I2CTWI_initMaster(100);
I2CTWI_setTransmissionErrorHandler(I2C_transmissionError); //aktiviert I2C fehlermeldungen

// Voltage & current sensor test:
LTC2990_measure();
setCursorPosLCD(0, 0);
//writeStringLCD("BAT Current: ");
//writeDoubleLCD(cbat, 6, 1);
writeStringLCD(" accu: ");
writeDoubleLCD(vbat, 4, 1);
writeStringLCD( " V");
mSleep(1500);


showScreenLCD(" RP6Control M32", " gyro_test_3");
mSleep(2500);
clearLCD();



while(true)
{

/*****************anzeige gedrückter buttons****************/
    clearLCD();
    pressedMultiIOButtonNumber = getMultiIOPressedButtonNumber();
    setCursorPosLCD(0, 0);
    writeStringLCD("Button: ");
    writeIntegerLCD(pressedMultiIOButtonNumber, DEC);
    mSleep(500);

    uint8_t key = getMultiIOPressedButtonNumber();


/********************funktion der buttons*********************/
    if(key)
    {
    switch(key)
    {
    case 1://
    setLEDs(0b0001);
    gyroscope();
    break;

    case 2://
    setLEDs(0b0010);
    accelerometer();
    break;

    case 3://
    setLEDs(0b0100);
    magnetometer();
    break;

    case 4://
    setLEDs(0b1000);
    gyroscope();
    accelerometer();
    magnetometer();
    break;
    }
    }
}
    return 0;
}
folgendes fiel mir auf wofür ich noch nach einer erklärung suche:

1) die anweisung "orientation_init();" stand ursprünglich am anfang der main(), als ich feststellte, dass beim case2 der pitch und rool mit jeweils einer null angezeigt wurden, versetzte ich diese in die jeweiligen unterprogramme (gyroscope, accelerometer und magnetometer) - jetzt werden die werte richtig angezeigt.

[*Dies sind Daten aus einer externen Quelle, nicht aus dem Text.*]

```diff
@@ -1333,37 +1334,6 @@
   }
 }
 
-__global__ void lm_input_kernel(float* __restrict__ x, const uint16_t* __restrict__ text_emb,
-                                const uint16_t* __restrict__ audio_emb ,
-                                const uint32_t* __restrict__ codes , uint32_t* __restrict__ next_cb,
-                                const uint32_t* __restrict__ text_token, const uint8_t* __restrict__ first_step,
-                                const uint8_t* __restrict__ active, int nc, int d, int audio_vocab,
-                                uint32_t pad_tok, uint32_t start_tok) {
-  const int b = blockIdx.x;
-  __shared__ uint32_t toks[64];
-  const bool first = first_step[b] != 0;
-  if (threadIdx.x < nc) toks[threadIdx.x] = first ? pad_tok : next_cb[b * nc + threadIdx.x];
-  __syncthreads();
-  const uint32_t tt = first ? start_tok : text_token[b];
-  const int j = (blockIdx.y * blockDim.x + threadIdx.x) * 2;
-  if (j < d) {
-    uint32_t t2 = *reinterpret_cast<const uint32_t*>(text_emb + (long)tt * d + j);
-    float e0 = __uint_as_float(t2 << 16), e1 = __uint_as_float(t2 & 0xFFFF0000u);
-    for (int i = 0; i < nc; ++i) {
-      uint32_t a2 = *reinterpret_cast<const uint32_t*>(audio_emb + ((long)i * audio_vocab + toks[i]) * d + j);
-      e0 = e0 + __uint_as_float(a2 << 16);
-      e1 = e1 + __uint_as_float(a2 & 0xFFFF0000u);
-    }
-    *reinterpret_cast<float2*>(x + (long)b * d + j) = make_float2(e0, e1);
-  }
-}
-
-__global__ void lm_next_codebooks_kernel(const uint32_t* __restrict__ codes, uint32_t* __restrict__ next_cb,
-                                         const uint8_t* __restrict__ active, int B, int nc) {
-  const int i = blockIdx.x * blockDim.x + threadIdx.x;
-  if (i < B * nc && active[i / nc]) next_cb[i] = codes[i];
-}
-
 __device__ inline int block_argmax_first(const float* __restrict__ lg, int V) {
   float bv = -DSM_INF_F;
   int bi = 0x7FFFFFFF;
@@ -1745,6 +1715,157 @@
     sum = sum + e;
   }
   prs[(long)h * prs_stride + b] = e0 / sum;
+}
+
+struct LmHeadArgs {
+  float* x;
+  float* xn;
+  const uint16_t* text_emb;
+  const uint16_t* audio_emb;
+  const uint32_t* codes;
+  uint32_t* next_cb;
+  const uint32_t* text_token;
+  const uint8_t* first_step;
+  const uint8_t* mask;
+  uint8_t* gmask;
+  int nc, d, audio_vocab;
+  uint32_t pad_tok, start_tok;
+  uint32_t *pos, *idx, *start_pos, *widx;
+  float* rope_cs;
+  const float* inv_freq;
+  int ctx, hd, rope_before;
+  const float* nw;
+  const float* nb;
+  float eps;
+  int rms;
+};
+__global__ __launch_bounds__(256) void lm_head_kernel(LmHeadArgs h) {
+  __shared__ uint32_t toks[64];
+  __shared__ float red[8];
+  __shared__ uint32_t s_pos_after;
+  const int b = blockIdx.x, d = h.d, nc = h.nc;
+  const uint8_t mk = h.mask[b];
+  const bool first = h.first_step[b] != 0;
+  if ((int)threadIdx.x < nc) toks[threadIdx.x] = first ? h.pad_tok : h.next_cb[b * nc + threadIdx.x];
+  if (threadIdx.x == 0) {
+    h.gmask[b] = mk;
+    uint32_t p = h.pos[b];
+    const uint32_t i = h.idx[b], p0 = p;
+    h.start_pos[b] = p;
+    h.widx[b] = mk ? (uint32_t)(i % h.ctx) : i;
+    if (mk) {
+      h.pos[b] = p + 1;
+      h.idx[b] = (uint32_t)((i + 1) % h.ctx);
+      p += 1;
+    }
+    s_pos_after = h.rope_before ? p0 : p;
+  }
+  __syncthreads();
+  if ((int)threadIdx.x < nc && mk) h.next_cb[b * nc + threadIdx.x] = h.codes[b * nc + threadIdx.x];
+  if (h.rope_cs) {
+    const int half = h.hd / 2;
+    for (int i = threadIdx.x; i < half; i += blockDim.x) {
+      const float ang = (float)s_pos_after * h.inv_freq[i];
+      float s, c;
+      dsm_sincosf(ang, &s, &c);
+      h.rope_cs[((long)b * half + i) * 2] = c;
+      h.rope_cs[((long)b * half + i) * 2 + 1] = s;
+    }
+  }
+  const uint32_t tt = first ? h.start_tok : h.text_token[b];
+  float4 v[DSM_ROW_ITS];
+  float s = 0.0f, s2 = 0.0f;
+#pragma unroll
+  for (int it = 0; it < DSM_ROW_ITS; ++it) {
+    const int i = it * 1024 + 4 * (int)threadIdx.x;
+    v[it] = make_float4(0.f, 0.f, 0.f, 0.f);
+    if (i < d) {
+      const uint2 t2 = *reinterpret_cast<const uint2*>(h.text_emb + (long)tt * d + i);
+      float e0 = __uint_as_float(t2.x << 16), e1 = __uint_as_float(t2.x & 0xFFFF0000u);
+      float e2 = __uint_as_float(t2.y << 16), e3 = __uint_as_float(t2.y & 0xFFFF0000u);
+      for (int c0 = 0; c0 < nc; c0 += 8) {
+        uint2 a2[8];
+#pragma unroll
+        for (int u = 0; u < 8; ++u) {
+          const int c = c0 + u < nc ? c0 + u : nc - 1;
+          a2[u] = *reinterpret_cast<const uint2*>(h.audio_emb + ((long)c * h.audio_vocab + toks[c]) * d + i);
+        }
+#pragma unroll
+        for (int u = 0; u < 8; ++u)
+          if (c0 + u < nc) {
+            e0 = e0 + __uint_as_float(a2[u].x << 16);
+            e1 = e1 + __uint_as_float(a2[u].x & 0xFFFF0000u);
+            e2 = e2 + __uint_as_float(a2[u].y << 16);
+            e3 = e3 + __uint_as_float(a2[u].y & 0xFFFF0000u);
+          }
+      }
+      v[it] = make_float4(e0, e1, e2, e3);
+      *reinterpret_cast<float4*>(h.x + (long)b * d + i) = v[it];
+      s = s + v[it].x; s2 = DSM_FMAF(v[it].x, v[it].x, s2);
+      s = s + v[it].y; s2 = DSM_FMAF(v[it].y, v[it].y, s2);
+      s = s + v[it].z; s2 = DSM_FMAF(v[it].z, v[it].z, s2);
+      s = s + v[it].w; s2 = DSM_FMAF(v[it].w, v[it].w, s2);
+    }
+  }
+  block_row_sums(s, s2, red);
+  row_norm_apply(v, s, s2, d, h.eps, h.rms, h.nw, h.nb, h.xn + (long)b * d);
+}
+
+struct LmTailArgs {
+  LogitSrc text;
+  int V;
+  uint32_t* text_out;
+  uint32_t* text_token;
+  uint8_t* first_step;
+  const uint8_t* active;
+  LogitSrc eh;
+  int nh, dim;
+  float* prs;
+  int prs_stride;
+};
+__global__ __launch_bounds__(256) void lm_tail_kernel(LmTailArgs a) {
+  extern __shared__ __attribute__((aligned(16))) unsigned char smem[];
+  float* logits = reinterpret_cast<float*>(smem);
+  float* ehs = logits + a.V;
+  const int b = blockIdx.x, V = a.V, ehw = a.nh * a.dim;
+  for (int i = threadIdx.x; i < ehw; i += blockDim.x) {
+    float t;
+    if (a.eh.ws) {
+      const float* p = a.eh.ws + (long)b * a.eh.ld + i;
+      t = p[0];
+      for (int c = 1; c < a.eh.chunks; ++c) t = t + p[c * a.eh.cstride];
+      a.eh.store[(long)b * ehw + i] = t;
+    } else {
+      t = a.eh.rows[(long)b * ehw + i];
+    }
+    ehs[i] = t;
+  }
+  for (int j = 4 * (int)threadIdx.x; j < V; j += 4 * (int)blockDim.x) {
+    const f32x4 o = logit4(a.text, b, V, j);
+    if (a.text.ws) *reinterpret_cast<f32x4*>(a.text.store + (long)b * V + j) = o;
+    *reinterpret_cast<f32x4*>(logits + j) = o;
+  }
+  __syncthreads();
+  const uint32_t tok = (uint32_t)block_argmax_first(logits, V);
+  if (threadIdx.x == 0) {
+    a.text_out[b] = tok;
+    if (a.active[b]) {
+      a.text_token[b] = tok;
+      a.first_step[b] = 0;
+    }
+  }
+  if ((int)threadIdx.x < a.nh) {
+    const float* lg = ehs + threadIdx.x * a.dim;
+    float m = lg[0];
+    for (int k = 1; k < a.dim; ++k) m = lg[k] > m ? lg[k] : m;
+    float sum = 0.0f, e0 = 0.0f;
+    for (int k = 0; k < a.dim; ++k) {
+      const float e = dsm_expf(lg[k] - m);
+      if (k == 0) e0 = e;
+      sum = sum + e;
+    }
+    a.prs[(long)threadIdx.x * a.prs_stride + b] = e0 / sum;
+  }
 }
 
 struct SeanetFrontArgs {
```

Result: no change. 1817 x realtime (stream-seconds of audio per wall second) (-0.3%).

War das die richtige massnahme?

2) wenn ich den RP6 neu einschalte (nicht start mit dem startbutton, sondern S1) werden beim ersten druck des button 1 die gyrowerte 4stellig, also nicht normalisiert angezeigt. Beim zweiten druck auf button 1, kommen sie nur noch 2stellig. Womit wird das verursacht?